§ **How to complete this task**
Find every line in the entries that holds the string "stream" and report it.

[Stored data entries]
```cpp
extern "C" int stemgnn_cheb_fwd(float* mul_L, int N, void* stream) {
  if (!mul_L || N <= 0) return SG_EINVAL;
  hipStream_t st = (hipStream_t)stream;
  const size_t nn = (size_t)N * N;
  float* L = mul_L + nn;
  ChebFwdOp op2{L, L, mul_L + 2 * nn, N, 0};
  if (N <= 512) {
    SG_TRY((sg_launch_gemm<ChebFwdOp, 32, 32, true, false, false, 128, true>(op2, N, N, 1, st)));
    ChebFwdOp op3b{L, mul_L + 2 * nn, mul_L + 3 * nn, N, 1};
    SG_TRY((sg_launch_gemm<ChebFwdOp, 32, 32, true, false, false, 128, true>(op3b, N, N, 1, st)));
    return 0;
  }
  SG_TRY((sg_launch_gemm<ChebFwdOp, 32, 32, true, false, false, 64, true>(op2, N, N, 1, st)));
  ChebFwdOp op3{L, mul_L + 2 * nn, mul_L + 3 * nn, N, 1};
  SG_TRY((sg_launch_gemm<ChebFwdOp, 32, 32, true, false, false, 64, true>(op3, N, N, 1, st)));
  return 0;
}

extern "C" int stemgnn_cheb_bwd(const float* mul_L, const float* dmul_L, float* dL, float* scratch, int N,
                                void* stream) {
  if (!mul_L || !dmul_L || !dL || !scratch || N <= 0) return SG_EINVAL;
  hipStream_t st = (hipStream_t)stream;
  const size_t nn = (size_t)N * N;
  float* dLp = scratch;
  float* dT2p = scratch + nn;
  ChebBwd1Op op1{mul_L + nn, mul_L + 2 * nn, dmul_L + nn, dmul_L + 2 * nn, dmul_L + 3 * nn, dLp, dT2p, N};
  if (N <= 512) {
    SG_TRY((sg_launch_gemm<ChebBwd1Op, 32, 32, true, true, false, 128, true>(op1, N, N, 2, st)));
    ChebBwd2Op op2b{mul_L + nn, dT2p, dLp, dL, N};
    SG_TRY((sg_launch_gemm<ChebBwd2Op, 32, 32, true, true, false, 128, true>(op2b, N, N, 1, st)));
    return 0;
  }
  SG_TRY((sg_launch_gemm<ChebBwd1Op, 32, 32, true, true, false, 64, true>(op1, N, N, 2, st)));
  ChebBwd2Op op2{mul_L + nn, dT2p, dLp, dL, N};
  SG_TRY((sg_launch_gemm<ChebBwd2Op, 32, 32, true, true, false, 64, true>(op2, N, N, 1, st)));
  return 0;
}
```

Measured before the change: 84840.

## Add phased GEMM kernel with compile-time index maps for GFT and Chebyshev paths

Adds a new 32x32-tile MFMA GEMM kernel whose operands use templated integer row/column offset functions and per-phase K ranges. GFT forward, GFT backward dX, GFT backward dT2, and Chebyshev backward step 1 use it for N<=512 by default; an environment variable turns it off. The goal is cheaper address arithmetic (32-bit offsets, layout-specialised coalesced loads) and less runtime branching on block index in the inner loop than the generic gemm launcher. The cost is extra code paths, overflow guards that limit it to tensors under 2^31 elements, and possibly worse tiling than the tuned generic kernel.

```diff
diff --git a/stemgnn_amd/csrc/block.hip b/stemgnn_amd/csrc/block.hip
--- a/stemgnn_amd/csrc/block.hip
+++ b/stemgnn_amd/csrc/block.hip
@@ -5,6 +5,7 @@
 #include "gemm2.h"
 #include "gemm2s.h"
 #include "gemm_core.h"
+#include "gemm_phased.h"
 #include "layout.h"
 #include "reduce.h"
 #include "wgrad.h"
@@ -150,6 +151,103 @@
     return X[blk].at(bb, j, t);
   }
   __device__ void epi(int, int i, int j, float v) const { dT[(size_t)i * N + j] = v; }
+};
+
+struct XViewI {
+  const float* p;
+  int sb, sn, st;
+};
+static inline bool sg_phased_fits(int B, int N, int W, long xs_b, long xs_n, long xs_t) {
+  if (xs_b < 0 || xs_n < 0 || xs_t < 0) return false;
+  const long lim = 1L << 31;
+  if (xs_b >= lim || xs_n >= lim || xs_t >= lim) return false;
+  return 2L * B * N * 3 * W < lim && (B - 1) * xs_b + (N - 1) * xs_n + (W - 1) * xs_t < lim;
+}
+
+template <bool XKF>
+struct GftFwdPhOp {
+  static constexpr int NZ = 1, NPH = 1;
+  template <int Z, int P> static constexpr bool akf() { return true; }
+  template <int Z, int P> static constexpr bool bkf() { return XKF; }
+  GftFwdOp o;
+  XViewI X;
+  __device__ bool setup(int, int& M, int& Nn, int& K) const {
+    M = 3 * o.N; Nn = o.B * o.W; K = o.N;
+    return true;
+  }
+  template <int Z, int P> __device__ int arow(int i) const { return i * o.N; }
+  template <int Z, int P> __device__ int acol(int k) const { return k; }
+  template <int Z, int P> __device__ float aval(int off) const { return o.T[off]; }
+  template <int Z, int P> __device__ int brow(int k) const { return k * X.sn; }
+  template <int Z, int P> __device__ int bcol(int j) const {
+    int bb, t;
+    o.dW.divmod(j, bb, t);
+    return bb * X.sb + t * X.st;
+  }
+  template <int Z, int P> __device__ float bval(int off) const { return X.p[off]; }
+  __device__ void epi(int z, int i, int j, float v) const { o.epi(z, i, j, v); }
+};
+
+struct GftBwdDxPhOp {
+  static constexpr int NZ = 1, NPH = 1;
+  template <int Z, int P> static constexpr bool akf() { return false; }
+  template <int Z, int P> static constexpr bool bkf() { return false; }
+  GftBwdDxOp o;
+  __device__ bool setup(int, int& M, int& Nn, int& K) const {
+    M = o.N; Nn = o.B * o.W; K = 3 * o.N;
+    return true;
+  }
+  template <int Z, int P> __device__ int arow(int i) const { return i; }
+  template <int Z, int P> __device__ int acol(int k) const { return k * o.N; }
+  template <int Z, int P> __device__ float aval(int off) const { return o.T[off]; }
+  template <int Z, int P> __device__ int brow(int k) const {
+    int kq, n;
+    o.dN.divmod(k, kq, n);
+    return n * (3 * o.W) + kq * o.W;
+  }
+  template <int Z, int P> __device__ int bcol(int j) const {
+    int bb, t;
+    o.dW.divmod(j, bb, t);
+    return bb * (o.N * 3 * o.W) + t;
+  }
+  template <int Z, int P> __device__ float bval(int off) const { return o.dG[off] + o.dG[off + o.slab]; }
+  __device__ void epi(int z, int i, int j, float v) const { o.epi(z, i, j, v); }
+};
+
+template <bool X0KF, bool X1KF>
+struct GftBwdDt2PhOp {
+  static constexpr int NZ = 1, NPH = 2;
+  template <int Z, int P> static constexpr bool akf() { return true; }
+  template <int Z, int P> static constexpr bool bkf() { return P == 0 ? X0KF : X1KF; }
+  GftBwdDt2Op o;
+  XViewI X[2];
+  __device__ bool setup(int, int& M, int& Nn, int& K) const {
+    M = 3 * o.N; Nn = o.N; K = 2 * o.B * o.W;
+    return true;
+  }
+  __device__ int pend() const { return o.B * o.W; }
+  template <int Z, int P> __device__ int arow(int i) const {
+    int kq, n;
+    o.dN.divmod(i, kq, n);
+    return n * (3 * o.W) + kq * o.W;
+  }
+  template <int Z, int P> __device__ int acol(int k) const {
+    int bb, t;
+    o.dW.divmod(k - P * o.B * o.W, bb, t);
+    return bb * (o.N * 3 * o.W) + t;
+  }
+  template <int Z, int P> __device__ float aval(int off) const {
+    const float* g = o.dG[P];
+    return g[off] + g[off + o.slab];
+  }
+  template <int Z, int P> __device__ int brow(int k) const {
+    int bb, t;
+    o.dW.divmod(k - P * o.B * o.W, bb, t);
+    return bb * X[P].sb + t * X[P].st;
+  }
+  template <int Z, int P> __device__ int bcol(int j) const { return j * X[P].sn; }
+  template <int Z, int P> __device__ float bval(int off) const { return X[P].p[off]; }
+  __device__ void epi(int z, int i, int j, float v) const { o.epi(z, i, j, v); }
 };
 
 template <bool GATE = true>
@@ -461,6 +559,12 @@
   GftFwdOp op{mul_L + (size_t)N * N, XView{X, xs_b, xs_n, xs_t, N}, G, B, N, W, sg_div(N), sg_div(W)};
   hipStream_t st = (hipStream_t)stream;
   if (N <= 512) {
+    if (sg_graph_phased() && sg_phased_fits(B, N, W, xs_b, xs_n, xs_t)) {
+      const XViewI xi{X, (int)xs_b, (int)xs_n, (int)xs_t};
+      if (xs_n == 1) SG_TRY((sg_launch_phased<GftFwdPhOp<true>>(GftFwdPhOp<true>{op, xi}, 3 * N, B * W, st)));
+      else SG_TRY((sg_launch_phased<GftFwdPhOp<false>>(GftFwdPhOp<false>{op, xi}, 3 * N, B * W, st)));
+      return 0;
+    }
     if (xs_n == 1) SG_TRY((sg_launch_gemm<GftFwdOp, 32, 32, true, true, false, 128, true>(op, 3 * N, B * W, 1, st)));
     else SG_TRY((sg_launch_gemm<GftFwdOp, 32, 32, true, false, false, 128, true>(op, 3 * N, B * W, 1, st)));
     return 0;
@@ -479,7 +583,9 @@
   if (!sg_div_ok(3L * N + 128, N) || !sg_div_ok((long)B * W + 128, W)) return SG_EINVAL;
   if (dX) {
     GftBwdDxOp op{mul_L + (size_t)N * N, dG, dX, B, N, W, (size_t)B * N * 3 * W, sg_div(N), sg_div(W)};
-    if (bk128) SG_TRY((sg_launch_gemm<GftBwdDxOp, 32, 32, false, false, false, 128, true>(op, N, B * W, 1, st)));
+    if (bk128 && sg_graph_phased() && sg_phased_fits(B, N, W, 0, 0, 0))
+      SG_TRY((sg_launch_phased<GftBwdDxPhOp>(GftBwdDxPhOp{op}, N, B * W, st)));
+    else if (bk128) SG_TRY((sg_launch_gemm<GftBwdDxOp, 32, 32, false, false, false, 128, true>(op, N, B * W, 1, st)));
     else SG_TRY((sg_launch_gemm<GftBwdDxOp, 32, 32, false, false, false, 64, true>(op, N, B * W, 1, st)));
   }
   if (!dmul_L) return 0;
@@ -503,6 +609,15 @@
   if (!sg_div_ok(3L * N + 128, N) || !sg_div_ok(2L * B * W + 128, W)) return SG_EINVAL;
   GftBwdDt2Op op{{dG0, dG1}, {XView{X0, xs0_b, xs0_n, xs0_t, N}, XView{X1, xs1_b, xs1_n, xs1_t, N}}, dmul_L + (size_t)N * N,
                  B, N, W, (size_t)B * N * 3 * W, sg_div(N), sg_div(W)};
+  if (N <= 512 && sg_graph_phased() && sg_phased_fits(B, N, W, xs0_b, xs0_n, xs0_t) && sg_phased_fits(B, N, W, xs1_b, xs1_n, xs1_t)) {
+    const XViewI x0{X0, (int)xs0_b, (int)xs0_n, (int)xs0_t}, x1{X1, (int)xs1_b, (int)xs1_n, (int)xs1_t};
+    const bool k0 = xs0_t == 1, k1 = xs1_t == 1;
+    if (k0 && k1) SG_TRY((sg_launch_phased<GftBwdDt2PhOp<true, true>>(GftBwdDt2PhOp<true, true>{op, {x0, x1}}, 3 * N, N, st)));
+    else if (k0) SG_TRY((sg_launch_phased<GftBwdDt2PhOp<true, false>>(GftBwdDt2PhOp<true, false>{op, {x0, x1}}, 3 * N, N, st)));
+    else if (k1) SG_TRY((sg_launch_phased<GftBwdDt2PhOp<false, true>>(GftBwdDt2PhOp<false, true>{op, {x0, x1}}, 3 * N, N, st)));
+    else SG_TRY((sg_launch_phased<GftBwdDt2PhOp<false, false>>(GftBwdDt2PhOp<false, false>{op, {x0, x1}}, 3 * N, N, st)));
+    return 0;
+  }
   if (N <= 512) SG_TRY((sg_launch_gemm<GftBwdDt2Op, 32, 32, true, false, false, 128, true>(op, 3 * N, N, 1, st)));
   else SG_TRY((sg_launch_gemm<GftBwdDt2Op, 32, 32, true, false, false, 64, true>(op, 3 * N, N, 1, st)));
   return 0;
diff --git a/stemgnn_amd/csrc/front.hip b/stemgnn_amd/csrc/front.hip
--- a/stemgnn_amd/csrc/front.hip
+++ b/stemgnn_amd/csrc/front.hip
@@ -5,6 +5,7 @@
 #include "../../include/stemgnn_hip.h"
 #include "dq_reduce.h"
 #include "gemm_core.h"
+#include "gemm_phased.h"
 #include "layout.h"
 
 #define SG_TRY(e)                                \
@@ -585,6 +586,24 @@
     const size_t o = (size_t)i * N + j;
     dL[o] = dLp[o] + 2.f * v;
   }
+};
+
+struct ChebBwd1PhOp {
+  static constexpr int NZ = 2, NPH = 1;
+  template <int Z, int P> static constexpr bool akf() { return Z == 0; }
+  template <int Z, int P> static constexpr bool bkf() { return Z == 0; }
+  ChebBwd1Op o;
+  __device__ bool setup(int, int& M, int& Nn, int& K) const {
+    M = o.N; Nn = o.N; K = o.N;
+    return true;
+  }
+  template <int Z, int P> __device__ int arow(int i) const { return Z == 0 ? i * o.N : i; }
+  template <int Z, int P> __device__ int acol(int k) const { return Z == 0 ? k : k * o.N; }
+  template <int Z, int P> __device__ float aval(int off) const { return (Z == 0 ? o.dT3 : o.L)[off]; }
+  template <int Z, int P> __device__ int brow(int k) const { return Z == 0 ? k : k * o.N; }
+  template <int Z, int P> __device__ int bcol(int j) const { return Z == 0 ? j * o.N : j; }
+  template <int Z, int P> __device__ float bval(int off) const { return (Z == 0 ? o.T2 : o.dT3)[off]; }
+  __device__ void epi(int z, int i, int j, float v) const { o.epi(z, i, j, v); }
 };
 
 extern "C" size_t stemgnn_attn_saved_floats(int B, int N) {
@@ -756,8 +775,9 @@
   float* dT2p = scratch + nn;
   ChebBwd1Op op1{mul_L + nn, mul_L + 2 * nn, dmul_L + nn, dmul_L + 2 * nn, dmul_L + 3 * nn, dLp, dT2p, N};
   if (N <= 512) {
-    SG_TRY((sg_launch_gemm<ChebBwd1Op, 32, 32, true, true, false, 128, true>(op1, N, N, 2, st)));
     ChebBwd2Op op2b{mul_L + nn, dT2p, dLp, dL, N};
+    if (sg_graph_phased()) SG_TRY((sg_launch_phased<ChebBwd1PhOp>(ChebBwd1PhOp{op1}, N, N, st)));
+    else SG_TRY((sg_launch_gemm<ChebBwd1Op, 32, 32, true, true, false, 128, true>(op1, N, N, 2, st)));
     SG_TRY((sg_launch_gemm<ChebBwd2Op, 32, 32, true, true, false, 128, true>(op2b, N, N, 1, st)));
     return 0;
   }
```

§ **Solution for this task**
extern "C" int stemgnn_cheb_fwd(float* mul_L, int N, void* stream) {
  hipStream_t st = (hipStream_t)stream;
                                void* stream) {
  hipStream_t st = (hipStream_t)stream;
   hipStream_t st = (hipStream_t)stream;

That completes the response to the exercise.